Justement, ce matin-là, Khurzee a encore plus de travail que d’habitude, et pour cause: un bébé renne vient de naître. Nous essayons de nous en approcher en faisant le moins de bruit et de mouvement possible pour ne pas déranger la maman… Encore une parenthèse magique. Plus loin, les autres rennes viennent nous renifler pour voir si nous ne cachons pas un peu de sel dont ils raffolent…
Du sel et, bien sûr, du lichen. Celui-ci ne pousse pas dans la taïga, mais il constitue une denrée essentielle à la flore intestinale des rennes, et ce dès le plus jeune âge. Le froid, lui, est combattu tout au long de leur vie par un atout physiologique qui leur est propre: ils sont capables de réduire la température du sang dans leurs pattes afin de transmettre de la chaleur dans le reste du corps.
Une famille riche… mais pas tant que ça
Plus les jours passent, plus Khurzee se confie à nous. On comprend alors qu’elle est plutôt «riche» pour une Tsaatan: elle possède 400 rennes, alors que la moyenne des familles n’en ont qu’une centaine. Hélas, le climat peut très vite changer la donne: rien que l’année dernière, Khurzee et son mari ont perdu 100 bêtes à cause des conditions climatiques éreintantes. Le réchauffement se ressent jusqu’ici. Plus les mois passent, plus les Tsaatan doivent s’aventurer plus loin dans la taïga pour chercher le froid. Il y a pourtant de la marge: en hiver, de décembre à mars, la température peut descendre jusqu’à moins 60 degrés.
Notre point de vue occidental nous oblige à penser que la vie, ici, est terriblement difficile. Mais Khurzee affirme qu’elle aime sa vie et qu’elle est heureuse. Elle n’a jamais froid, elle vit en osmose avec la nature qui lui donne tout, et elle profite de l’essentiel dans son tipi de 10 mètres carrés. Elle mène une vie simple et nomade qui, pour elle, est synonyme d’une vie libre. On est bien sûr à mille lieues de notre société de consommation. Même si, deux fois par mois, Khurzee et son mari se rendent en ville pour faire des provisions de sucre, de riz, de farine ou de sel. Les Tsaatan reçoivent environ 70 euros par mois par adulte et 35 euros par mois par enfant de la part du gouvernement pour les aider dans leur mode de vie. «C’est peu mais c’est mieux que rien», confie Khurzee. Il faut savoir que le salaire moyen en Mongolie est de 450 euros par mois.

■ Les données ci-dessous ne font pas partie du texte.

#ifndef WS_D
#define WS_D 2
#endif
template <int MAXT, int KCH, int D = WS_D, int GSA = VWS_GS, int GSB = VWS_GS, int NTL = MAXT>
__device__ __forceinline__ void ws_chunk(const unsigned (&pa)[MAXT], const unsigned (&pb)[MAXT], v4d (&acc)[MAXT]) {
    constexpr int NS = (KCH / 4) * NTL;
    if constexpr (NTL > 0) {
        double fa[D + 1], fb[D + 1];
#pragma unroll
        for (int s = 0; s < D && s < NS; s++) {
            fa[s % (D + 1)] = *(lds_cdouble_t *)(pa[s % NTL] + (s / NTL) * GSA * 8);
            fb[s % (D + 1)] = *(lds_cdouble_t *)(pb[s % NTL] + (s / NTL) * GSB * 8);
        }
#pragma unroll
        for (int s = 0; s < NS; s++) {
            if (s + D < NS) {
                const int s2 = s + D;
                fa[s2 % (D + 1)] = *(lds_cdouble_t *)(pa[s2 % NTL] + (s2 / NTL) * GSA * 8);
                fb[s2 % (D + 1)] = *(lds_cdouble_t *)(pb[s2 % NTL] + (s2 / NTL) * GSB * 8);
            }
            __builtin_amdgcn_sched_barrier(0);
            acc[s % NTL] = mfma_f64(fa[s % (D + 1)], fb[s % (D + 1)], acc[s % NTL]);
            __builtin_amdgcn_sched_barrier(0);
        }
    }
}
struct WsTiles { int sym, T, nc, r0, c0, t0, nreal; };
__device__ __forceinline__ void ws_tile(const WsTiles &m, int u, int &li, int &lj) {
    if (m.nc) { li = u / m.nc; lj = u - li * m.nc; return; }
    if (!m.sym) { li = u / m.T; lj = u - li * m.T; return; }
    int i = 0, rem = u;
    while (rem >= m.T - i) { rem -= m.T - i; i++; }
    li = i;
    lj = i + rem;
}
template <int NTL, int KCH, int D, int GSA, int GSB, int XS, int BUF>
__device__ __forceinline__ void ws_consumer(double *lds, double *__restrict__ vmat, int ld, int nchunk, const WsTiles m, int LSA, int LSB) {
    const int lane = threadIdx.x & 63, lr = lane & 15, lk = lane >> 4;
    constexpr int NA = NTL > 0 ? NTL : 1;
    v4d acc[NA];
    unsigned pa[NA], pb[NA];
    const unsigned lds0 = (unsigned)(uintptr_t)(__attribute__((address_space(3))) double *)lds;
#pragma unroll
    for (int t = 0; t < NTL; t++) {
        acc[t] = v4d{0, 0, 0, 0};
        int li, lj;
        ws_tile(m, min(m.t0 + t, m.nreal - 1), li, lj);
        pa[t] = lds0 + 8u * (unsigned)(lk * LSA + li * 16 + lr);
        pb[t] = lds0 + 8u * (unsigned)(XS + lk * LSB + lj * 16 + lr);
    }
    __syncthreads();
    for (int c = 0; c < nchunk; c++) {
        __syncthreads();
        __syncthreads();
        if constexpr (NTL > 0) {
            ws_chunk<NA, KCH, D, GSA, GSB, NTL>(pa, pb, acc);
            const unsigned delta = (c & 1) ? (unsigned)(-BUF * 8) : (unsigned)(BUF * 8);
#pragma unroll
            for (int t = 0; t < NTL; t++) { pa[t] += delta; pb[t] += delta; }
        }
    }
#pragma unroll
    for (int t = 0; t < NTL; t++) {
        if (m.t0 + t >= m.nreal) continue;
        int li, lj;
        ws_tile(m, m.t0 + t, li, lj);
        const int ia = (m.r0 + li) * 16 + lk, ib = (m.c0 + lj) * 16 + lr;
        const double sc = (m.sym && li != lj) ? 2.0 : 1.0;
#pragma unroll
        for (int r = 0; r < 4; r++) acc_add(&vmat[(size_t)(ia + 4 * r) * ld + ib], sc * acc[t][r], g_vxc_det_scale);
    }
}
template <int MAXT, int KCH, int D, int GSA, int GSB, int XS, int BUF, int N = MAXT>
__device__ __forceinline__ void ws_consumer_n(int nt, double *lds, double *__restrict__ vmat, int ld, int nchunk, const WsTiles m,
                                              int LSA, int LSB) {
    if (nt == N) ws_consumer<N, KCH, D, GSA, GSB, XS, BUF>(lds, vmat, ld, nchunk, m, LSA, LSB);
    else if constexpr (N > 0) ws_consumer_n<MAXT, KCH, D, GSA, GSB, XS, BUF, N - 1>(nt, lds, vmat, ld, nchunk, m, LSA, LSB);
}
__device__ __forceinline__ void ws_deal(int n, int wave, int &t0, int &nt) {
    const int tbase = n / VXC_WAVES, trem = n % VXC_WAVES;
    nt = tbase + (wave < trem ? 1 : 0);
    t0 = wave * tbase + min(wave, trem);
}

template <int MAXT, int NLP, int KCH, bool GGA>
__global__ __launch_bounds__(VWS_NT, VWS_NT / 256) void vxc_ws_kernel(double *__restrict__ vmat, const double *__restrict__ ao,
                                                          int ngrid, int ld, const double *__restrict__ w,
                                                          const double *__restrict__ vrho,
                                                          const double *__restrict__ vgrad, int slab, int nsplit,
                                                          int tiles_per_split, const double *__restrict__ aob, int sym, int lda, int LS) {
    extern __shared__ __attribute__((aligned(16))) double lds[];
    static_assert(KCH == 16, "the fixed-stride chunk layout is laid out for 16-point chunks");
    constexpr int BUF = VWS_BUF;
    const int tid = threadIdx.x, wave = tid >> 6, lane = tid & 63;
    const size_t cs = (size_t)ngrid * lda;
    const int id = blockIdx.x;
    const int grp = id / (8 * nsplit), rem = id - grp * 8 * nsplit;
    const int split = rem / 8, sl = grp * 8 + (rem & 7);
    const int gs = sl * slab, ge = min(gs + slab, ngrid);
    if (gs >= ngrid) return;
    const int nchunk = (ge - gs + KCH - 1) / KCH;

    if (wave >= VXC_WAVES) {
        __builtin_amdgcn_s_setprio(3);
        constexpr int TPR = VWS_PROD / KCH;
        const int pt = tid - 512;
        const int prow = pt / TPR, pcol = pt % TPR;
        const unsigned voff0 = 8u * (unsigned)(prow * lda + pcol * 2);
        unsigned wlds = (unsigned)(uintptr_t)(__attribute__((address_space(3))) double *)lds +
                        8u * (unsigned)((prow >> 2) * VWS_GS + (prow & 3) * LS + pcol * 2);
        typedef double vd2 __attribute__((ext_vector_type(2)));
        typedef unsigned int v4u __attribute__((ext_vector_type(4)));
        typedef unsigned int v2u __attribute__((ext_vector_type(2)));
        constexpr int BUF_FLAGS = 0x00020000;
        v4u raw[NLP][GGA ? 4 : 2];
        double cf[GGA ? 4 : 1], wg = 0.0;
        auto as_d = [](unsigned lo, unsigned hi) { return __longlong_as_double((long long)(((unsigned long long)hi << 32) | lo)); };
        auto prefetch = [&](int c) {
            const int g0 = gs + c * KCH;
            const int rows = ge - g0;
            auto rsrc = [&](const double *base, size_t bytes) {
                return __builtin_amdgcn_make_buffer_rsrc((void *)base, 0, (int)bytes, BUF_FLAGS);
            };
            const v2u xw = __builtin_amdgcn_raw_buffer_load_b64(rsrc(w + g0, (size_t)rows * 8), prow * 8, 0, 0);
            wg = as_d(xw[0], xw[1]);
            const v2u xr = __builtin_amdgcn_raw_buffer_load_b64(rsrc(vrho + g0, (size_t)rows * 8), prow * 8, 0, 0);
            cf[0] = as_d(xr[0], xr[1]);
            if (GGA) {
#pragma unroll
                for (int d = 0; d < 3; d++) {
                    const v2u xg = __builtin_amdgcn_raw_buffer_load_b64(rsrc(vgrad + (size_t)d * ngrid + g0, (size_t)rows * 8), prow * 8, 0, 0);
                    cf[d + 1] = as_d(xg[0], xg[1]);
                }
            }
            const size_t nb = (size_t)rows * lda * 8;
#pragma unroll
            for (int d = 0; d < (GGA ? 4 : 1); d++) {
                const auto r = rsrc(ao + d * cs + (size_t)g0 * lda, nb);
#pragma unroll
                for (int i = 0; i < NLP; i++)
                    if ((pcol + i * TPR) * 2 < ld) raw[i][d] = __builtin_amdgcn_raw_buffer_load_b128(r, voff0 + i * TPR * 16, 0, 0);
            }
            if (!GGA && !sym) {
                const auto r = rsrc(aob + (size_t)g0 * lda, nb);
#pragma unroll
                for (int i = 0; i < NLP; i++)
                    if ((pcol + i * TPR) * 2 < ld) raw[i][1] = __builtin_amdgcn_raw_buffer_load_b128(r, voff0 + i * TPR * 16, 0, 0);
            }
        };
        auto stage = [&]() {
            cf[0] *= wg;
            if (GGA) {
#pragma unroll
                for (int d = 1; d < 4; d++) cf[d] *= 2.0 * wg;
            }
#pragma unroll
            for (int i = 0; i < NLP; i++) {
                if ((pcol + i * TPR) * 2 < ld) {
                    const v4u pb = (GGA || sym) ? raw[i][0] : raw[i][1];
                    vd2 ps = {cf[0] * as_d(pb[0], pb[1]), cf[0] * as_d(pb[2], pb[3])};
                    if (GGA) {
#pragma unroll
                        for (int d = 1; d < 4; d++) {
                            ps.x += cf[d] * as_d(raw[i][d][0], raw[i][d][1]);
                            ps.y += cf[d] * as_d(raw[i][d][2], raw[i][d][3]);
                        }
                    }
                    *(__attribute__((address_space(3))) v4u *)(wlds + i * TPR * 16) = raw[i][0];
                    *(__attribute__((address_space(3))) vd2 *)(wlds + i * TPR * 16 + VWS_XS * 8) = ps;
                }
            }
        };
        prefetch(0);
        stage();
        if (nchunk > 1) prefetch(1);
        __syncthreads();
        if (wave == VXC_WAVES) VXC_TRACE_POINT(1, 0);
        for (int c = 0; c < nchunk; c++) {
            wlds += (c & 1) ? (unsigned)(-VWS_BUF * 8) : (unsigned)(VWS_BUF * 8);
            __syncthreads();
            if (c + 1 < nchunk) stage();
            if (wave == VXC_WAVES) VXC_TRACE_POINT(1, c + 1);
            __syncthreads();
            if (c + 2 < nchunk) prefetch(c + 2);
        }
        return;
    }

    const int T = ld >> 4, ttot = sym ? T * (T + 1) / 2 : T * T;
    const int tc0 = split * tiles_per_split;
    const int tc1 = min(tc0 + tiles_per_split, ttot);
    int t0, nt;
    ws_deal(tc1 - tc0, wave, t0, nt);
    const WsTiles m{sym, T, 0, 0, 0, tc0 + t0, tc1};
    ws_consumer_n<MAXT, KCH, WS_D, VWS_GS, VWS_GS, VWS_XS, VWS_BUF>(nt, lds, vmat, ld, nchunk, m, LS, LS);
}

Des chamans pour répondre aux inquiétudes
Côté croyances, la majorité des Mongols sont bouddhistes. Mais les Tsaatan, eux, se définissent comme animistes et ont développé une pratique du chamanisme au fil des siècles. Un chamane agit comme un messager qui fait le lien entre le monde des hommes et le monde des esprits. Ces derniers se trouvent partout: dans les arbres, les sources, les montagnes ou les ongon, supports sacrés fabriqués par l’homme en forme de figurines. Plusieurs chamanes sont présents chez les Tsaatan, qu’ils consultent régulièrement pour leur poser des questions spécifiques sur leur vie ou des soins de santé. La cérémonie se passe au son d’un tambour, tandis que les «guides» entrent en transe afin de chercher des réponses…
Au fil des jours et des discussions, on comprend que ces rituels font partie des choses qui permettent aux Tsaatan de subsister grâce aux visiteurs de passage. En échange d’un peu d’argent, ils partagent volontiers leur quotidien, leur artisanat ou leurs traditions. Une démarche qu’on ne jugera pas: difficile de refuser une aubaine économique qui leur permet de mieux vivre. Surtout qu’aujourd’hui, leur mode de vie «ancestral» est pour le moins menacé.
D’abord par l’industrie pétrolière qui détruit le précieux lichen des rennes. Ensuite parce que le gouvernement, depuis quelques années, exige que tous leurs enfants soient scolarisés dès l’âge de 6 ans. Ceux-ci doivent se rendre à Tsagaan Nuur et ne retrouvent leurs parents que durant le week-end ou les vacances. Pour Khurzee et les siens, c’est un bouleversement susceptible d’accélérer la fin de leur nomadisme. D’ailleurs, beaucoup de Tsaatan sont déjà en train de gagner les zones urbaines du pays. A la fois happés par le monde moderne et inquiets de voir leur univers peu à peu disparaître, ils sont en pleine période de questionnement…
Retour en terre… connue
Virginie Efira l’avait vécu dans l’émission Rendez-vous en terre inconnue: quitter le peuple tsaatan est un moment émouvant. Mais il est temps de faire les adieux. Les chevaux nous attendent… et nous ne sommes pas forcément ravis de retrouver le nôtre. Il obéit encore moins que la première fois. On décide donc de faire une partie du chemin à pied, en laissant les hommes devant.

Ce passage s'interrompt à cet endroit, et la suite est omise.